In the entries below, how many lines contain the string "char"? State the number and nothing else.

* * * * *

static int run_filters(bath_hip_ctx *ctx, const bath_hip_oprofile *om, const bath_hip_seqs *dna,
                       const bath_pipeline_params *prm, bath_pipeline_stats *stats,
                       const bath_orf_result **results, int64_t *n_results, FilterState *state) {
  if (!ctx || !om || !dna || !prm) return BATH_EINVAL;
  if (cascade_model_ok(ctx, om) != BATH_OK) return BATH_EINVAL;
  BATH_HIP_TRY(ctx, hipSetDevice(ctx->device));
  if (n_results) *n_results = 0;
  if (results) *results = nullptr;
  if (stats) std::memset(stats, 0, sizeof *stats);
  const int64_t nwin = dna->n;
  if (nwin == 0) return BATH_OK;
  const int M = om->M;
  const int max_orf = dna->maxlen / 3 + 1;
  int st = om->ensure_len_tables(max_orf);
  if (st != BATH_OK) return st;

  OrfTablesDev tt{};
  if (prm->strands < 0 || prm->strands > 2 || prm->initiator < 0 || prm->initiator > 2) { ctx->set_error("bath_pipeline_params: strands / initiator out of range"); return BATH_EINVAL; }
  if ((st = orf_tables_upload(ctx, prm->ncbi_table, &tt, prm->initiator)) != BATH_OK) return st;
  if ((st = ensure_emit_table(ctx, om, prm->F1, max_orf)) != BATH_OK) return st;
  DevBuf &b_tabs = ctx->scratch[Scratch::kSsvScoreTable], &b_work = ctx->scratch[Scratch::kCascadeWork];
  const size_t ssv_bytes = (size_t)(M + 1) * kKp;
  const size_t tabs_bytes = 8192 + ssv_bytes + 256 + 20 * 4 + 256;
  if (tabs_bytes > b_tabs.cap) ctx->tabs_uid = 0;
  BATH_HIP_TRY(ctx, b_tabs.reserve(tabs_bytes));
  char *tp = b_tabs.as<char>();
  const int16_t *d_emit = om->d_emit;
  uint8_t *d_ssvsc = reinterpret_cast<uint8_t *>(tp); tp += (ssv_bytes + 255) / 256 * 256;
  float *d_bgf = reinterpret_cast<float *>(tp);
  if (ctx->tabs_uid != om->uid || ctx->tabs_ptr != b_tabs.p) {
    std::vector<uint8_t> ssv_scores(ssv_bytes, 0);
    bath_hip_oprofile_get_ssv_scores(om, ssv_scores.data());
    BATH_HIP_TRY(ctx, hipMemcpyAsync(d_ssvsc, ssv_scores.data(), ssv_scores.size(), hipMemcpyHostToDevice, ctx->stream));
    BATH_HIP_TRY(ctx, hipMemcpyAsync(d_bgf, kAminoBg, 20 * sizeof(float), hipMemcpyHostToDevice, ctx->stream));
    BATH_HIP_TRY(ctx, hipStreamSynchronize(ctx->stream));
    ctx->tabs_uid = om->uid; ctx->tabs_ptr = b_tabs.p;
  }

  Params P{};
  P.F1 = prm->F1; P.F2 = prm->F2; P.F3 = prm->F3; P.F4 = prm->F4;
  P.do_bias = prm->do_biasfilter; P.fs_pipe = prm->fs_pipe; P.minlen = prm->min_orf_len;
  std::memcpy(P.evparam, om->evparam, sizeof P.evparam);
  const MsvConsts mc = msv_consts(om);
  const double invP_f1 = gumbel_invsurv(prm->F1, om->evparam[0], om->evparam[1]);
  VitWindowArgs wa{};
  wa.invP_vit = (double)(float)gumbel_invsurv(prm->F2, om->evparam[2], om->evparam[3]);
  wa.invP_msv = (double)(float)gumbel_invsurv(prm->F2, om->evparam[0], om->evparam[1]);

  if (dna->cache_minlen != prm->min_orf_len) {
    int64_t nres_c = 0, max_orfs_c = 0;
    for (int64_t i = 0; i < nwin; i++) {
      const int n = dna->h_len[i];
      if (n < 15) continue;
      nres_c += 2 * (int64_t)(n - (dna->h_context.empty() ? 0 : dna->h_context[(size_t)i]));
      max_orfs_c += 6 * (int64_t)((n / 3 + 1) / (prm->min_orf_len + 1) + 1);
    }
    dna->cache_minlen = prm->min_orf_len; dna->cache_nres = nres_c; dna->cache_max_orfs = max_orfs_c;
  }
  const int64_t nres = prm->strands == BATH_STRAND_BOTH ? dna->cache_nres : dna->cache_nres / 2;
  const int64_t max_orfs = dna->cache_max_orfs;
  if (max_orfs >= (int64_t)INT32_MAX) { ctx->set_error("DNA block too large for one pipeline call (ORF list indices are 32-bit): split it"); return BATH_EINVAL; }
  int64_t cap = std::max<int64_t>(4096, (int64_t)((double)max_orfs * std::min(1.0, prm->F1 * 4.0 + 0.01)));
  cap = std::min<int64_t>(cap, std::max<int64_t>(max_orfs, 4096));
  {
    static const int forced = [] { const char *e = std::getenv("BATH_HIP_TEST_CANDCAP"); return e ? std::atoi(e) : 0; }();
    if (forced > 0) cap = forced;
  }

  if ((st = orf_tiles_ensure(ctx, dna)) != BATH_OK) return st;
  const size_t nent = (size_t)dna->ntiles * 6;
  DevBuf &b_aa = ctx->scratch[Scratch::kOrfAminoPool], &b_slots = ctx->scratch[Scratch::kOrfSlots], &b_orfs = ctx->scratch[Scratch::kOrfRecords], &b_misc = ctx->scratch[Scratch::kOrfMisc];
  BATH_HIP_TRY(ctx, b_aa.reserve(orf_aa_bytes(dna)));
  BATH_HIP_TRY(ctx, b_slots.reserve(((size_t)dna->ntiles * (size_t)orf_slot_cap(prm->min_orf_len) + 64) * 8));
  BATH_HIP_TRY(ctx, b_orfs.reserve((size_t)(max_orfs + 64) * sizeof(OrfRec)));
  BATH_HIP_TRY(ctx, b_misc.reserve((5 * nent + kOrfMiscInts) * sizeof(int32_t)));
  OrfBuffers ob{};
  orf_buffers_carve(&ob, b_aa.p, b_slots.p, b_orfs.p, b_misc.p, nent);

  const int NRk = om->NR;
  const size_t ssv_shmem = (size_t)kSsvRows * om->ssv_row_bytes;
  if ((st = ssv_table_fits(ctx, om)) != BATH_OK) return st;
  const int dec_blocks = ctx->prop.multiProcessorCount * 4;

  std::vector<hipEvent_t> &ev = ctx->ev_pool;
  while (ev.size() < 12) { hipEvent_t e; BATH_HIP_TRY(ctx, hipEventCreate(&e)); ev.push_back(e); }

  PipelineWork W;
  Counters hc{};
  int win_need = 0;
  for (int attempt = 0;; attempt++) {
    size_t need = layout(W, nullptr, (int)cap, win_need);
    BATH_HIP_TRY(ctx, b_work.reserve(need + 4096));
    layout(W, b_work.as<char>(), (int)cap, win_need);
    W.pool = b_aa.as<uint8_t>();
    BATH_HIP_TRY(ctx, hipMemsetAsync(W.ctr, 0, sizeof(Counters), ctx->stream));
    SeqView cv{W.pool, W.cand.off, W.cand.len, cap};

    int e = 0;
    BATH_HIP_TRY(ctx, hipEventRecord(ev[e++], ctx->stream));
    if ((st = launch_orf_scan(ctx, dna, tt, prm->min_orf_len, ob, &W.ctr->n_orfs, &W.ctr->orf_res, prm->strands)) != BATH_OK) return st;
    BATH_HIP_TRY(ctx, hipEventRecord(ev[e++], ctx->stream));
    {
      const int blocks = ctx->prop.multiProcessorCount * 4;
      const int ssv_threads = 256;
      bool launched = false;
#define BATH_ORF_CASE(N, GG)                                                                                                     \
  if (!launched && NRk == N && om->G == GG) {                                                                                    \
    if (ssv_shmem > 64 * 1024) (void)bath::allow_max_lds((const void *)ssv_orf_kernel<N, GG>); \
    hipLaunchKernelGGL((ssv_orf_kernel<N, GG>), dim3(blocks), dim3(ssv_threads), ssv_shmem, ctx->stream, W.pool, ob.sorted, ob.ntotal,                  \
                       dna->view(), om->d_ssv, om->ssv_row_bytes, d_emit, max_orf, W.cand, W.cand_cap, W.ctr);                   \
    launched = true;                                                                                                             \
  }
      BATH_SSV_SHAPES(BATH_ORF_CASE)
#undef BATH_ORF_CASE
      if (!launched) { ctx->set_error("SSV kernel: no tile shape for this model length"); return BATH_EINVAL; }
      BATH_HIP_TRY(ctx, hipGetLastError());
    }
    BATH_HIP_TRY(ctx, hipEventRecord(ev[e++], ctx->stream));
    const bool few_cands = dna->total < lane_min_nt(), few_msv = dna->total < 2 * lane_min_nt();
    const F1Tables f1t{om->d_bias_eo, om->lt.d_nullsc, om->lt.d_p1, om->lt.d_lt1, om->lt.d_lt2};
    const bool msv_stage = !few_msv && msv_stage_supported(om);
    if (msv_stage) {
      bool launched = false;
#define BATH_MSV_STAGE_CASE(N, ...)                                                                                                         \
  if (!launched && NRk == N) {                                                                                                              \
    hipLaunchKernelGGL((msv_stage_kernel<N>), dim3((unsigned)((W.cand_cap + 255) / 256)), dim3(256), ssv_shmem, ctx->stream, W.cand, W.cand_cap, W.ctr, om->d_msv, \
                       om->ssv_row_bytes, om->lt.d_tjb, mc, P, W.pool, M, f1t, W.todo_vit, W.todo_ssvb);                                      \
    launched = true;                                                                                                                        \
  }
      BATH_MSV_LANE_NR(BATH_MSV_STAGE_CASE)
#undef BATH_MSV_STAGE_CASE
      if (!launched) { ctx->set_error("MSV stage kernel: no tile shape for this model length"); return BATH_EINVAL; }
      BATH_HIP_TRY(ctx, hipGetLastError());
      BATH_HIP_TRY(ctx, hipEventRecord(ev[e++], ctx->stream));
      BATH_HIP_TRY(ctx, hipEventRecord(ev[e++], ctx->stream));
    } else {
      hipLaunchKernelGGL(classify_kernel, dim3(dec_blocks), dim3(256), 0, ctx->stream, W.cand, W.cand_cap, W.ctr, om->lt.d_tjb, mc, W.todo_msv);
      BATH_HIP_TRY(ctx, hipGetLastError());
      if ((st = launch_msv_wave(ctx, om, cv, W.todo_msv, cap, W.cand.usc, W.cand.msv_status, &W.ctr->todo_msv, !few_msv)) != BATH_OK) return st;
      BATH_HIP_TRY(ctx, hipEventRecord(ev[e++], ctx->stream));
      hipLaunchKernelGGL(f1_bias_kernel, dim3(dec_blocks), dim3(256), 0, ctx->stream, W.cand, W.cand_cap, W.ctr, P, W.pool, M, f1t, W.todo_vit, W.todo_ssvb);
      BATH_HIP_TRY(ctx, hipGetLastError());
      BATH_HIP_TRY(ctx, hipEventRecord(ev[e++], ctx->stream));
    }
    wa.d_filtersc = W.cand.filtersc; wa.d_ssv_scores = d_ssvsc; wa.d_wins = W.wins; wa.d_win_count = &W.ctr->win_count; wa.win_cap = W.win_cap;
    wa.d_kminmax = W.cand.kminmax;
    auto launch_ssvb = [&](hipStream_t stream) -> int {
      return launch_ssv_bath(ctx, stream, om, W.cand, W.ctr, W.todo_ssvb, W.pool, d_ssvsc, mc, invP_f1, W.wins, W.win_cap);
    };
    bool ssvb_done = false;
    if (vit_lane_supported(om) && !few_cands) {
      if ((st = launch_vit_sorted(ctx, om, cv, W.todo_vit, cap, &W.ctr->todo_vit, W.cand.len, W.len_bins, W.todo_sorted, W.cand.vfsc, W.cand.vit_status, &wa,
                                  launch_ssvb)) != BATH_OK) return st;
      ssvb_done = true;
    } else if ((st = launch_vit_wave(ctx, om, cv, W.todo_vit, cap, W.cand.vfsc, W.cand.vit_status, &wa, &W.ctr->todo_vit)) != BATH_OK) return st;
    BATH_HIP_TRY(ctx, hipEventRecord(ev[e++], ctx->stream));
    if (!ssvb_done && (st = launch_ssvb(ctx->stream)) != BATH_OK) return st;
    BATH_HIP_TRY(ctx, hipGetLastError());
    BATH_HIP_TRY(ctx, hipEventRecord(ev[e++], ctx->stream));
    hipLaunchKernelGGL(post_vit_kernel, dim3(dec_blocks), dim3(256), 0, ctx->stream, W.cand, W.cand_cap, W.ctr, P, W.todo_msv , W.todo_fwd);
    if (P.do_bias) {
      DevBuf &b_compo = ctx->scratch[Scratch::kLocalCompoSums];
      BATH_HIP_TRY(ctx, b_compo.reserve((size_t)W.cand_cap * 20 * 4 + 256));
      float *d_compo = b_compo.as<float>();
      hipLaunchKernelGGL(local_compo_kernel, dim3(16384), dim3(64), 0, ctx->stream, W.cand, W.ctr, M, d_ssvsc, om->d_compo_terms, W.todo_msv, d_compo);
      hipLaunchKernelGGL(post_vit_local_kernel, dim3(std::max(1, dec_blocks)), dim3(64), 0, ctx->stream, W.cand, W.ctr, P, W.pool, M, d_bgf, d_compo,
                         om->lt.d_p1, om->lt.d_lt1, om->lt.d_lt2, W.todo_msv, W.todo_vit2, W.todo_fwd);
    }
    BATH_HIP_TRY(ctx, hipGetLastError());
    if ((st = launch_vit_wave(ctx, om, cv, W.todo_vit2, cap, W.cand.vfsc, W.cand.vit_status, nullptr, &W.ctr->todo_vit2)) != BATH_OK) return st;
    hipLaunchKernelGGL(post_vit2_kernel, dim3(64), dim3(256), 0, ctx->stream, W.cand, W.ctr, P, W.todo_vit2, W.todo_fwd);
    BATH_HIP_TRY(ctx, hipGetLastError());
    BATH_HIP_TRY(ctx, hipEventRecord(ev[e++], ctx->stream));
    ctx->fwd_rows_kept = nullptr; ctx->fwd_rows_off = nullptr;
    float *d_keep = nullptr; int64_t *d_keep_off = nullptr;
    if (ctx->keep_fwd_rows) {
      constexpr int64_t kKeepFloats = (int64_t)8 << 20;
      DevBuf &b_rows = ctx->scratch[Scratch::kCascadeFwdRows], &b_roff = ctx->scratch[Scratch::kCascadeFwdRowOffsets];
      BATH_HIP_TRY(ctx, b_rows.reserve((size_t)kKeepFloats * sizeof(float) + 64)); BATH_HIP_TRY(ctx, b_roff.reserve((size_t)cap * sizeof(int64_t) + 64));
      d_keep = b_rows.as<float>(); d_keep_off = b_roff.as<int64_t>();
      hipLaunchKernelGGL(fwd_keep_offsets_kernel, dim3(1), dim3(64), 0, ctx->stream, W.todo_fwd, &W.ctr->todo_fwd, W.cand.len, d_keep_off, kKeepFloats);
      BATH_HIP_TRY(ctx, hipGetLastError());
    }
    const bool fwd_group = !d_keep && fwd_group_supported(om) && ctx->fwd_group != 2;
    if (fwd_group) {
      if ((st = launch_len_sort(ctx, W.todo_fwd, &W.ctr->todo_fwd, W.cand.len, W.len_bins, W.todo_sorted)) != BATH_OK) return st;
      if ((st = launch_fwd_group(ctx, om, cv, W.todo_sorted, cap, &W.ctr->todo_fwd, &W.ctr->fwd_next, W.cand.fwdsc, W.cand.fwd_status)) != BATH_OK) return st;
    } else if ((st = launch_fwd_wave(ctx, om, cv, W.todo_fwd, cap, W.cand.fwdsc, W.cand.fwd_status, &W.ctr->todo_fwd, d_keep, d_keep_off)) != BATH_OK) return st;
    const int64_t fwd_launches = (d_keep ? 1 : 0) + (fwd_group ? 4 : 1) + 1;
    if (d_keep) { ctx->fwd_rows_kept = d_keep; ctx->fwd_rows_off = d_keep_off; }
    hipLaunchKernelGGL(final_kernel, dim3(dec_blocks), dim3(256), 0, ctx->stream, W.cand, W.ctr, P, W.todo_fwd);
    BATH_HIP_TRY(ctx, hipGetLastError());
    BATH_HIP_TRY(ctx, hipEventRecord(ev[e++], ctx->stream));

    BATH_HIP_TRY(ctx, hipMemcpyAsync(&hc, W.ctr, sizeof(Counters), hipMemcpyDeviceToHost, ctx->stream));
    BATH_HIP_TRY(ctx, hipStreamSynchronize(ctx->stream));
    if (hc.overflow || hc.cand_count > cap || hc.win_count > W.win_cap) {
      if (attempt >= 4) { ctx->set_error("candidate / window buffers overflowed repeatedly"); return BATH_EMEM; }
      if (hc.overflow || hc.cand_count > cap) cap = std::max<int64_t>(cap * 2, (int64_t)hc.cand_count + 1024);
      if (hc.win_count > W.win_cap) win_need = hc.win_count + hc.win_count / 4 + 1024;
      continue;
    }
    static const char *names[] = {"translate_orfs", "ssv_f1", "classify_msv", "f1_bias", "viterbi_windows", "ssv_windows", "post_vit", "forward_final"};
    const int64_t launches[] = {4, 1, msv_stage ? 1 : 2, msv_stage ? 0 : 1, 4, 1, 3, fwd_launches};
    ctx->timings.clear();
    for (int i = 0; i + 1 < e; i++) {
      float ms = 0.f;
      BATH_HIP_TRY(ctx, hipEventElapsedTime(&ms, ev[i], ev[i + 1]));
      ctx->timings.push_back(StageTiming{names[i], ms, launches[i]});
    }
    break;
  }

  if (stats) {
    stats->nres = nres; stats->n_orfs = (int64_t)hc.n_orfs;
    stats->n_past_msv = (int64_t)hc.n_past_msv; stats->n_past_bias = (int64_t)hc.n_past_bias;
    stats->n_past_vit = (int64_t)hc.n_past_vit; stats->n_past_fwd = (int64_t)hc.n_past_fwd;
    stats->pos_past_msv = (int64_t)hc.pos_past_msv; stats->pos_past_bias = (int64_t)hc.pos_past_bias;
    stats->pos_past_vit = (int64_t)hc.pos_past_vit; stats->pos_past_fwd = (int64_t)hc.pos_past_fwd;
    stats->cells_msv = (int64_t)(hc.orf_res - hc.res_seen) * M; stats->cells_vit = (int64_t)hc.res_vit * M; stats->cells_fwd = (int64_t)hc.res_fwd * M;
  }

  if (results) {
    bath_orf_result *d_rec = nullptr;
    int64_t nrec = 0;
    if (dna->n > (int64_t)UINT32_MAX || dna->maxlen / 3 >= (1 << 28)) { ctx->set_error("block too large for the ORF records' sort key (2^32 windows, 805 Mnt per window)"); return BATH_ERANGE; }
    if ((st = build_orf_records(ctx, W.cand, hc.cand_count, dna->is_part ? dna->first_window : 0, &d_rec, &nrec)) != BATH_OK) return st;
    ctx->d_records = d_rec; ctx->n_records = nrec;
    if (!dna->is_part) {
      BATH_HIP_TRY(ctx, ctx->results_pinned.reserve((size_t)std::max<int64_t>(nrec, 1) * sizeof(bath_orf_result)));
      if (nrec > 0) BATH_HIP_TRY(ctx, hipMemcpyAsync(ctx->results_pinned.p, d_rec, (size_t)nrec * sizeof(bath_orf_result), hipMemcpyDeviceToHost, ctx->stream));
      BATH_HIP_TRY(ctx, hipStreamSynchronize(ctx->stream));
      *results = ctx->results_pinned.as<bath_orf_result>();
    } else *results = nullptr;
    if (n_results) *n_results = nrec;
  } else if (n_results) *n_results = (int64_t)hc.n_past_msv;
  if (state) { state->W = W; state->hc = hc; state->d_ssvsc = d_ssvsc; state->d_bgf = d_bgf; state->tt = tt; }
  return BATH_OK;
}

* * * * *

Task answer ▸ 4